Branch: refs/heads/master
Commit: b98c621a801d75dc1e8f9603c858335548d54cfb
Parents: e71e359
Author: Thomas Tauber-Marshall <[email protected]>
Authored: Thu Aug 3 10:09:46 2017 -0700
Committer: Impala Public Jenkins <[email protected]>
Committed: Wed Aug 23 02:35:15 2017 +0000

----------------------------------------------------------------------
 be/src/runtime/coordinator-backend-state.cc | 25 +++++++----
 be/src/runtime/coordinator-backend-state.h  | 24 +++++-----
 be/src/runtime/coordinator.cc               | 57 ++++++++++--------------
 3 files changed, 53 insertions(+), 53 deletions(-)
----------------------------------------------------------------------


http://git-wip-us.apache.org/repos/asf/incubator-impala/blob/b98c621a/be/src/runtime/coordinator-backend-state.cc
----------------------------------------------------------------------
diff --git a/be/src/runtime/coordinator-backend-state.cc 
b/be/src/runtime/coordinator-backend-state.cc
index 06fafc5..88f7f21 100644
--- a/be/src/runtime/coordinator-backend-state.cc
+++ b/be/src/runtime/coordinator-backend-state.cc
@@ -228,20 +228,29 @@ void 
Coordinator::BackendState::MergeErrorLog(ErrorLogMap* merged) {
   if (error_log_.size() > 0)  MergeErrorMaps(error_log_, merged);
 }
 
-bool Coordinator::BackendState::IsDone() {
-  lock_guard<mutex> l(lock_);
-  return IsDoneInternal();
+void Coordinator::BackendState::LogFirstInProgress(
+    std::vector<Coordinator::BackendState*> backend_states) {
+  for (Coordinator::BackendState* backend_state : backend_states) {
+    lock_guard<mutex> l(backend_state->lock_);
+    if (!backend_state->IsDone()) {
+      VLOG_QUERY << "query_id=" << backend_state->query_id_
+                 << ": first in-progress backend: " << 
backend_state->impalad_address();
+      break;
+    }
+  }
 }
 
-inline bool Coordinator::BackendState::IsDoneInternal() const {
+inline bool Coordinator::BackendState::IsDone() const {
   return num_remaining_instances_ == 0 || !status_.ok();
 }
 
-void Coordinator::BackendState::ApplyExecStatusReport(
+bool Coordinator::BackendState::ApplyExecStatusReport(
     const TReportExecStatusParams& backend_exec_status, ExecSummary* 
exec_summary,
-    ProgressUpdater* scan_range_progress, bool* done) {
+    ProgressUpdater* scan_range_progress) {
   lock_guard<SpinLock> l1(exec_summary->lock);
   lock_guard<mutex> l2(lock_);
+  // If this backend completed previously, don't apply the update.

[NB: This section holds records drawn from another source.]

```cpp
#define GU_CHAIN_FENCE() __builtin_amdgcn_sched_barrier(0)
#define GU_ROWS_MAX_BLOCK 512
template <int POLICY, int TRAJ, bool STATS, bool PAIR = false>
__global__ void __launch_bounds__(GU_ROWS_MAX_BLOCK) gu_rollout_rows_kernel(const RolloutArgs a, const int32_t auto_reset)
{
    static_assert(!PAIR || POLICY == GU_POLICY_UNIFORM || POLICY == GU_POLICY_STREAM, "pair tables: policies whose actions do not depend on the state");
    extern __shared__ __attribute__((aligned(16))) uint8_t smem[];
    GuPacer pacer;
    pacer.fetch(a.pace, TRAJ != 0);
    const int32_t shift = PAIR ? GU_PAIR_SHIFT : a.row_shift;
    const int32_t copies_log2 = shift - RowBytes<POLICY>::log2;
    constexpr uint32_t lds_base = 0u;
    const uint32_t half = (uint32_t)a.half_waves;
    const uint32_t slot_in_block = half ? ((threadIdx.x >> 6) << 5) | (threadIdx.x & 31u) : threadIdx.x;
    const int64_t e64 = (int64_t)gu_env_block(a.xcd_remap) * (blockDim.x >> half) + slot_in_block;
    const bool live = e64 < a.N && !(half && (threadIdx.x & 32u));
    const uint32_t e = live ? (uint32_t)e64 : 0u;
    const uint32_t prefix = gu_rng_prefix(a.seed_prefix, a.env_id0 + e);
    const int32_t start0 = auto_reset ? a.starts[0] : 0;
    const char *pa = (const char *)a.actions;
    const uint32_t e4 = e * 4u;
    int32_t s = 0;
    uint32_t d = 0, ep = 0, t_lane = 0, f0 = 0, first_x = 0, f1 = 0, r1 = 0, first_word = 0;
    uint4 first_thr = make_uint4(0u, 0u, 0u, 0u);
    auto first_0 = [&]() {
        uint32_t ee = e;
        asm volatile("" : "+v"(ee));
        s = a.pos[ee];
        d = (uint32_t)a.done[ee];
        ep = a.episode[ee];
        t_lane = a.tcount[ee];
    };
    const bool entry_table = a.entry_table != 0;
    auto first_a = [&]() {
        asm volatile("" : "+v"(t_lane), "+v"(s), "+v"(d));
        t_lane += a.steps_taken;
        if (POLICY == GU_POLICY_SAMPLE) first_word = gu_rng_sample_word(prefix, t_lane);
        if (auto_reset && d) {
            if (!entry_table) s = start0;
            ++ep;
        }
        if (!entry_table) {
            f0 = a.cell[s];
            if (POLICY == GU_POLICY_GREEDY) first_x = a.greedy[s];
            if (POLICY == GU_POLICY_SAMPLE) first_thr = a.pi_thr[s];
        }
        if (POLICY == GU_POLICY_UNIFORM) first_x = (gu_rng_word(prefix, GU_RNG_STREAM_ACTION, t_lane >> 4) >> (2u * (t_lane & 15u))) & 3u;
        if (POLICY == GU_POLICY_STREAM) first_x = (uint32_t)__builtin_amdgcn_raw_buffer_load_b32(__builtin_amdgcn_make_buffer_rsrc((void *)pa, 0, 0xFFFFFFFFu, 0x00020000), e4, 0, 0) & 3u;
    };
    auto first_b = [&]() {
        if (entry_table) return;
        asm volatile("" : "+v"(f0));
        const uint32_t act = POLICY == GU_POLICY_SAMPLE ? gu_sample_action(first_word, first_thr) : first_x;
        const int8_t *rew = reinterpret_cast<const int8_t *>(a.cell + a.cell_bytes);
        s += ((f0 >> act) & 1u) ? gu_delta<false>(act, 0, a.W) : 0;
        f1 = a.cell[s];
        r1 = (uint32_t)(uint8_t)rew[s];
    };
    {
        uint4 *dst = reinterpret_cast<uint4 *>(smem);
        const uint32_t copies = 1u << copies_log2;
        if (POLICY == GU_POLICY_GREEDY && copies_log2 < 2) {
            const int32_t units = (a.S << shift) >> 4;
            first_0();
            first_a();
#pragma unroll 8
            for (int32_t u = threadIdx.x; u < units; u += blockDim.x) {
                const int32_t d0 = u << 2;
                uint4 v = make_uint4(a.rows[d0 >> copies_log2], a.rows[(d0 + 1) >> copies_log2], a.rows[(d0 + 2) >> copies_log2], a.rows[(d0 + 3) >> copies_log2]);
                v.x += lds_base, v.y += lds_base, v.z += lds_base, v.w += lds_base;
                dst[u] = v;
            }
            first_b();
        } else {
            const int32_t B = (int32_t)blockDim.x, log2_b = 31 - __builtin_clz((uint32_t)B);
            const int32_t n_src = PAIR ? a.S * 9 : POLICY == GU_POLICY_SAMPLE ? 2 * a.S : a.S;
            const uint4 *g4 = reinterpret_cast<const uint4 *>(PAIR ? a.rows2 : a.rows);
            const uint32_t places = PAIR ? 1u : POLICY == GU_POLICY_GREEDY ? copies >> 2 : copies;
            auto put = [&](uint4 v, int32_t g) {
                if (PAIR || (POLICY != GU_POLICY_GREEDY && (POLICY != GU_POLICY_SAMPLE || (g & 1)))) v.x += lds_base, v.y += lds_base, v.z += lds_base, v.w += lds_base;
                if (PAIR) {
                    dst[g] = v;
                    return;
                }
                const uint32_t cell = POLICY == GU_POLICY_SAMPLE ? (uint32_t)g >> 1 : (uint32_t)g;
                auto at = [&](uint32_t k) {
                    const uint32_t place = (k + cell) & (places - 1u);
                    return POLICY == GU_POLICY_SAMPLE ? ((cell * places + place) << 1) | ((uint32_t)g & 1u) : cell * places + place;
                };
                if (places == 8u) {
#pragma unroll
                    for (uint32_t k = 0; k < 8u; ++k) dst[at(k)] = v;
                } else if (places == 4u) {
#pragma unroll
                    for (uint32_t k = 0; k < 4u; ++k) dst[at(k)] = v;
                } else {
                    for (uint32_t k = 0; k < places; ++k) dst[at(k)] = v;
                }
            };
            auto stage = [&](auto nb, int32_t base, auto between) {
                constexpr int NB = decltype(nb)::value;
                uint4 v[NB];
// ... 442 lines not shown
```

+  if (IsDone()) return false;
   for (const TFragmentInstanceExecStatus& instance_exec_status:
       backend_exec_status.instance_exec_status) {
     Status instance_status(instance_exec_status.status);
@@ -298,8 +307,8 @@ void Coordinator::BackendState::ApplyExecStatusReport(
     VLOG_FILE << "host=" << host_ << " error log: " << 
PrintErrorMapToString(error_log_);
   }
 
-  *done = IsDoneInternal();
   // TODO: keep backend-wide stopwatch?
+  return IsDone();
 }
 
 void Coordinator::BackendState::UpdateExecStats(
@@ -327,7 +336,7 @@ bool Coordinator::BackendState::Cancel() {
   if (!rpc_sent_) return false;
 
   // don't cancel if it already finished (for any reason)

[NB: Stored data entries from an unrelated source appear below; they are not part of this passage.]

int ensure_ws(tm_index *ix, uint64_t n, Lane &ln) {
    Workspace &w = ln.w;
    if (!w.deep_wid) {
        HIPCHK(ix, hipMalloc(&w.deep_wid, (uint64_t)DEEP_LANES * MAX_LEVELS * 4));
        HIPCHK(ix, hipMalloc(&w.deep_stk, (uint64_t)DEEP_LANES * (MAX_LEVELS + 1) * 8));
        HIPCHK(ix, hipMalloc(&w.deep_plus, (uint64_t)DEEP_LANES * MAX_LEVELS));
        HIPCHK(ix, hipMalloc(&w.list_n, LIST_SLOTS * 4));
        HIPCHK(ix, hipMemsetAsync(w.list_n, 0, LIST_SLOTS * 4, ln.s));
        HIPCHK(ix, hipMalloc(&w.pairs, 2 * SMALL_SEGS * 4));
        HIPCHK(ix, hipMemsetAsync(w.pairs, 0, 2 * SMALL_SEGS * 4, ln.s));
        HIPCHK(ix, hipMalloc(&w.vres, VRES_WORDS * 8));
        HIPCHK(ix, hipMemsetAsync(w.vres, 0, VRES_WORDS * 8, ln.s));
        HIPCHK(ix, hipHostMalloc(&w.hint_h, HINT_WORDS * 4, hipHostMallocMapped));
        std::memset(w.hint_h, 0, HINT_WORDS * 4);
        HIPCHK(ix, hipHostGetDevicePointer(reinterpret_cast<void **>(&w.hint_d), w.hint_h, 0));
    }
    if (ix->rep[ln.r].last_patch && ln.waited != ix->rep[ln.r].applied) {
        HIPCHK(ix, hipStreamWaitEvent(ln.s, ix->rep[ln.r].last_patch, 0));
        ln.waited = ix->rep[ln.r].applied;
    }
    if (n <= w.cap_n && w.cnt) return TM_OK;
    HIPCHK(ix, hipStreamSynchronize(ln.s));
    if (w.cnt) {
        void *old[] = {w.cnt, w.nr, w.rng, w.lists, w.blk, w.look};
        for (void *p : old) (void)hipFree(p);
    }
    uint64_t c = std::max<uint64_t>(n + n / 4, 1024);
    HIPCHK(ix, hipMalloc(&w.cnt, c * 4));
    HIPCHK(ix, hipMalloc(&w.nr, c * 4));
    HIPCHK(ix, hipMalloc(&w.rng, c * RCAP * 8));
    HIPCHK(ix, hipMalloc(&w.lists, c * (L_COUNT + 1) * 4));
    const uint64_t nblk = c / TILE + 4, nsup = c / ((uint64_t)TILE * SUP) + 4;
    HIPCHK(ix, hipMalloc(&w.blk, (nblk + nsup) * 8));
    HIPCHK(ix, hipMemsetAsync(w.blk, 0, (nblk + nsup) * 8, ln.s));
    w.sup = w.blk + nblk;
    HIPCHK(ix, hipMalloc(&w.look, (c / SM_TOPICS + 4) * 8 * LB_STRIDE));
    HIPCHK(ix, hipMemsetAsync(w.look, 0, (c / SM_TOPICS + 4) * 8 * LB_STRIDE, ln.s));
    w.cap_n = c;
    return TM_OK;
}

void init_tables(tm_index *ix, uint64_t hint) {
    ix->vocab.h.assign(1024, empty_vocab());
    ix->exact.h.assign(1024, empty_exact());
    ix->xfp.h.assign(1024, 0);
    ix->xcap.assign(ix->exact.h.size(), 0);
    ix->xroff.assign(ix->exact.h.size(), 0);
    ix->nodes.h.reserve(hint / 2 + 1);
    ix->aux.reserve(hint / 2 + 1);
    node_new(ix, NONE, NONE, false);
    ix->vals.h.reserve(hint + 16);
    ix->vals.h.assign(4, 0);
}

hipStream_t pick_stream(tm_index *, void *s) { return reinterpret_cast<hipStream_t>(s); }

int prof_begin(tm_index *ix, tm_index::ProfEv &ev, hipStream_t s) {
    ev = {nullptr, nullptr, nullptr, nullptr, 0};
    if (!ix->prof) return TM_OK;
    int dev = 0;
    HIPCHK(ix, hipGetDevice(&dev));
    for (size_t i = 0; i < ix->prof_free.size(); i++)
        if (ix->prof_free[i].device == dev) {
            ev = ix->prof_free[i];
            ix->prof_free.erase(ix->prof_free.begin() + i);
            break;
        }
    if (!ev.b0) {
        HIPCHK(ix, hipEventCreate(&ev.b0)); HIPCHK(ix, hipEventCreate(&ev.w0));
        HIPCHK(ix, hipEventCreate(&ev.w1)); HIPCHK(ix, hipEventCreate(&ev.b1));
        ev.device = dev;
    }
    HIPCHK(ix, hipEventRecord(ev.b0, s));
    return TM_OK;
}

int prof_end(tm_index *ix, tm_index::ProfEv &ev, hipStream_t s) {
    if (!ev.b0) return TM_OK;
    HIPCHK(ix, hipEventRecord(ev.b1, s));
    ix->prof_pending.push_back(ev);
    return TM_OK;
}

int drain_lanes(tm_index *ix) {
    for (auto &l : ix->lanes)
        if (l->used) {
            HIPCHK(ix, hipSetDevice(ix->rep[l->r].device));
            HIPCHK(ix, hipEventSynchronize(l->done));
        }
    return TM_OK;
}

}


extern "C" {

uint32_t tm_abi_version(void) { return (1u << 16) | 14u; }

const char *tm_last_error(tm_index *) { return g_last_error.c_str(); }

int tm_create_replicas(const tm_options *opts, const int32_t *devices, uint32_t n, tm_index **out) {
    if (!out) return fail(nullptr, TM_EINVAL, "tm_create: out is NULL");
    *out = nullptr;
    const uint32_t copies = opts && opts->copies ? opts->copies : 1;
    if (!devices || n == 0 || n > 8 || copies > 4 || n * copies > (uint32_t)MAX_REPLICAS)
        return fail(nullptr, TM_EINVAL, "tm_create_replicas: 1 to 8 devices, 1 to 4 copies, at most 16 replicas");
    tm_index *ix = new (std::nothrow) tm_index();
    if (!ix) return fail(nullptr, TM_ENOMEM, "tm_create: out of host memory");
    ix->nrep = (int)(n * copies);
    for (int g = 0; g < MAX_REPLICAS; g++) ix->serving[g] = -1;
    ix->ngroups = (int)n;
    hipError_t e = hipSuccess;
    for (uint32_t r = 0; r < n * copies && e == hipSuccess; r++) {
        Replica &R = ix->rep[r];
        R.device = devices[r / copies];
        R.group = (int)(r / copies);
        e = hipSetDevice(R.device);
        if (e == hipSuccess) e = hipStreamCreateWithFlags(&R.ps, hipStreamNonBlocking);
        for (int i = 0; i < PATCH_RING && e == hipSuccess; i++)
            e = hipEventCreateWithFlags(&R.pdone[i], hipEventDisableTiming);
    }
    if (e != hipSuccess) {
        std::string m = std::string("tm_create: ") + hipGetErrorString(e);
        tm_destroy(ix);
        return fail(nullptr, TM_EDEVICE, m);
    }
    (void)hipSetDevice(ix->rep[0].device);
    init_tables(ix, opts ? opts->hint_keys : 0);
    *out = ix;
    return TM_OK;
}

int tm_create(const tm_options *opts, tm_index **out) {
    int32_t dev = opts ? opts->device : -1;
    if (dev < 0) {
        int d = 0;
        if (hipGetDevice(&d) != hipSuccess) d = 0;
        dev = d;
    }
    return tm_create_replicas(opts, &dev, 1, out);
}

int tm_replica_stats(tm_index *ix, uint32_t r, uint64_t *batches, int32_t *device) {
    if (!ix) return fail(nullptr, TM_EINVAL, "tm_replica_stats: null handle");
    std::lock_guard<std::mutex> g(ix->mu);
    if (r >= (uint32_t)ix->nrep) return fail(ix, TM_EINVAL, "tm_replica_stats: no such replica");
    if (batches) *batches = ix->rep[r].batches;
    if (device) *device = ix->rep[r].device;
    return TM_OK;
}

namespace { void mf_free_keys(tm_index::MfState &m); }

struct CmbTiming {
    std::atomic<uint64_t> groups{0}, reqs{0};
    std::atomic<uint64_t> lock_ns{0}, setup_ns{0}, launch_ns{0}, sync_ns{0}, release_ns{0}, done_ns{0}, req_ns{0};
};
static CmbTiming g_cmbt;
struct CommitTiming {
    std::atomic<uint64_t> n{0}, apply_ns{0}, lock_ns{0}, collect_ns{0}, idle_ns{0}, ship_ns{0};
};
static CommitTiming g_cmt;
static const bool g_cmb_timing = getenv("TM_HOST_TIMING") != nullptr;
static inline uint64_t ns_now() {
    return (uint64_t)std::chrono::duration_cast<std::chrono::nanoseconds>(
        std::chrono::steady_clock::now().time_since_epoch()).count();
}

int tm_destroy(tm_index *ix) {
    if (!ix) return TM_EINVAL;
    if (g_cmb_timing && g_cmbt.groups) {
        const double g = (double)g_cmbt.groups, us = 1e-3;
        fprintf(stderr, "tm combiner: %lu launches, %lu requests (%.2f per launch); per launch us: lock %.1f "
                        "setup %.1f launch %.1f sync %.1f lane-release %.1f mark-done %.1f; per request %.1f us\n",
                (unsigned long)g_cmbt.groups.load(), (unsigned long)g_cmbt.reqs.load(), g_cmbt.reqs / g,
                g_cmbt.lock_ns * us / g, g_cmbt.setup_ns * us / g, g_cmbt.launch_ns * us / g, g_cmbt.sync_ns * us / g,
                g_cmbt.release_ns * us / g, g_cmbt.done_ns * us / g,
                g_cmbt.req_ns * us / std::max<double>(1.0, (double)g_cmbt.reqs));
    }
    if (g_cmb_timing && g_col_n) {
        const double c = (double)g_col_n, us = 1e-3;
        fprintf(stderr, "tm collect: %lu patches; per patch us: runs %.1f slot-reuse %.1f pinned-copy %.1f\n",
                (unsigned long)g_col_n.load(), g_col_runs_ns * us / c, g_col_slot_ns * us / c, g_col_copy_ns * us / c);
    }
    if (g_cmb_timing && g_cmt.n) {
        const double c = (double)g_cmt.n, us = 1e-3;
        fprintf(stderr, "tm commit: %lu commits; per commit us: image %.1f lock %.1f collect %.1f wait-idle %.1f "
                        "ship %.1f\n", (unsigned long)g_cmt.n.load(), g_cmt.apply_ns * us / c, g_cmt.lock_ns * us / c,
                g_cmt.collect_ns * us / c, g_cmt.idle_ns * us / c, g_cmt.ship_ns * us / c);
    }
    for (int r = 0; r < ix->nrep; r++) {
        (void)hipSetDevice(ix->rep[r].device);
        (void)hipDeviceSynchronize();
    }
    for (auto &l : ix->lanes) {
        (void)hipSetDevice(ix->rep[l->r].device);
        free_lane(*l);
    }
    for (int r = 0; r < ix->nrep; r++) {
        Replica &R = ix->rep[r];
        (void)hipSetDevice(R.device);
        void *bufs[] = {ix->vocab.d[r], ix->wpool.d[r], ix->nodes.d[r], ix->ctab.d[r], ix->vals.d[r], ix->exact.d[r],
                        ix->xfp.d[r], ix->wseq.d[r], ix->wbits.d[r]};
        for (void *p : bufs) if (p) (void)hipFree(p);
        for (int i = 0; i < PATCH_RING; i++) {
            if (R.pdev[i]) (void)hipFree(R.pdev[i]);
            if (R.pdone[i]) (void)hipEventDestroy(R.pdone[i]);
        }
        if (R.ps) (void)hipStreamDestroy(R.ps);
    }
    for (int g = 0; g < ix->ngroups; g++) {
        for (int r = 0; r < ix->nrep; r++)
            if (ix->rep[r].group == g) { (void)hipSetDevice(ix->rep[r].device); break; }
        for (auto *D : {&ix->dest[g], &ix->filt[g]}) {
            if (D->d) (void)hipFree(D->d);
            if (D->pin) (void)hipHostFree(D->pin);
            if (D->ev) (void)hipEventDestroy(D->ev);
        }
    }
    (void)hipSetDevice(ix->rep[0].device);
    mf_free_keys(ix->mf);
    for (void *p : {(void *)ix->mf.q, (void *)ix->mf.err, (void *)ix->mf.hit, (void *)ix->mf.out}) if (p) (void)hipFree(p);
    if (ix->mf.s) (void)hipStreamDestroy(ix->mf.s);
    for (auto &p : ix->patch) if (p.pin) (void)hipHostFree(p.pin);
    for (auto &b : ix->pinned) (void)(b.vram ? hipFree(b.host) : hipHostFree(b.host));
    for (auto *v : {&ix->prof_pending, &ix->prof_free})
        for (auto &ev : *v) {
            (void)hipSetDevice(ev.device);
            for (hipEvent_t x : {ev.b0, ev.w0, ev.w1, ev.b1}) (void)hipEventDestroy(x);
        }
    delete ix;
    return TM_OK;
}

int tm_apply_deltas_ex(tm_index *ix, uint64_t n, const uint8_t *ops, const uint8_t *fb, const uint64_t *fo,
                       const uint32_t *values, const uint8_t *key_flags, uint64_t *out_epoch) {
    if (!ix) return fail(nullptr, TM_EINVAL, "tm_apply_deltas: null handle");
    if (n && (!ops || !fo || !values || (!fb && fo[n] != fo[0])))
        return fail(ix, TM_EINVAL, "tm_apply_deltas: null buffer");
    for (uint64_t i = 0; i < n; i++)
        if (ops[i] > TM_OP_INSERT || fo[i + 1] < fo[i] || fo[i + 1] - fo[i] > 0xFFFFFFFFull)
            return fail(ix, TM_EINVAL, "tm_apply_deltas: bad op or offsets at " + std::to_string(i));
    std::lock_guard<std::mutex> g(ix->img);
    std::vector<WordRef> w;
    std::vector<uint32_t> wids;
    try {
        for (uint64_t i = 0; i < n; i++)
            key_op(ix, ops[i] == TM_OP_INSERT, fb + fo[i], (uint32_t)(fo[i + 1] - fo[i]), values[i],
                   key_flags ? key_flags[i] : 0, w, wids);
        reclaim(ix);
        wide_dense(ix);
    } catch (const std::bad_alloc &) {
        return fail(ix, TM_ENOMEM, "tm_apply_deltas: out of host memory");
    }
    if (n) ix->img_dirty.store(true, std::memory_order_release);
    const uint64_t e = n ? ix->epoch.fetch_add(1, std::memory_order_acq_rel) + 1 : ix->epoch.load();
    if (out_epoch) *out_epoch = e;
    return TM_OK;
}

int tm_apply_deltas(tm_index *ix, uint64_t n, const uint8_t *ops, const uint8_t *fb, const uint64_t *fo,
                    const uint32_t *values, const uint8_t *key_flags) {
    return tm_apply_deltas_ex(ix, n, ops, fb, fo, values, key_flags, nullptr);
}

constexpr auto COMMIT_WAIT = std::chrono::milliseconds(20);

static_assert(sizeof(DevIndex) == 120, "DevIndex changed: compare the new field in same_view");
static bool same_view(const DevIndex &a, const DevIndex &b) {
    return a.vocab == b.vocab && a.vmask == b.vmask && a.wpool == b.wpool && a.nodes == b.nodes && a.ctab == b.ctab &&
           a.vals == b.vals && a.exact == b.exact && a.xmask == b.xmask && a.xfp == b.xfp && a.wseq == b.wseq &&
           a.wbits == b.wbits && a.wcap == b.wcap && a.depth == b.depth && a.xlen_max == b.xlen_max &&
           a.xlen_mask == b.xlen_mask && a.hdesc == b.hdesc;
}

-  if (IsDoneInternal()) return false;
+  if (IsDone()) return false;
 
   /// If the status is not OK, we still try to cancel - !OK status might mean
   /// communication failure between backend and coordinator, but fragment

http://git-wip-us.apache.org/repos/asf/incubator-impala/blob/b98c621a/be/src/runtime/coordinator-backend-state.h
----------------------------------------------------------------------
diff --git a/be/src/runtime/coordinator-backend-state.h 
b/be/src/runtime/coordinator-backend-state.h
index d4762af..0846119 100644
--- a/be/src/runtime/coordinator-backend-state.h
+++ b/be/src/runtime/coordinator-backend-state.h
@@ -67,13 +67,14 @@ class Coordinator::BackendState {
       CountingBarrier* rpc_complete_barrier);
 
   /// Update overall execution status, including the instances' exec 
status/profiles
-  /// and the error log. Updates the fragment instances' TExecStats in 
exec_summary
-  /// (exec_summary->nodes.exec_stats) and updates progress_update, and sets
-  /// done to true if all fragment instances completed, regardless of status.
-  /// If any instance reports an error, the overall execution status becomes 
the first
-  /// reported error status and 'done' is set to true.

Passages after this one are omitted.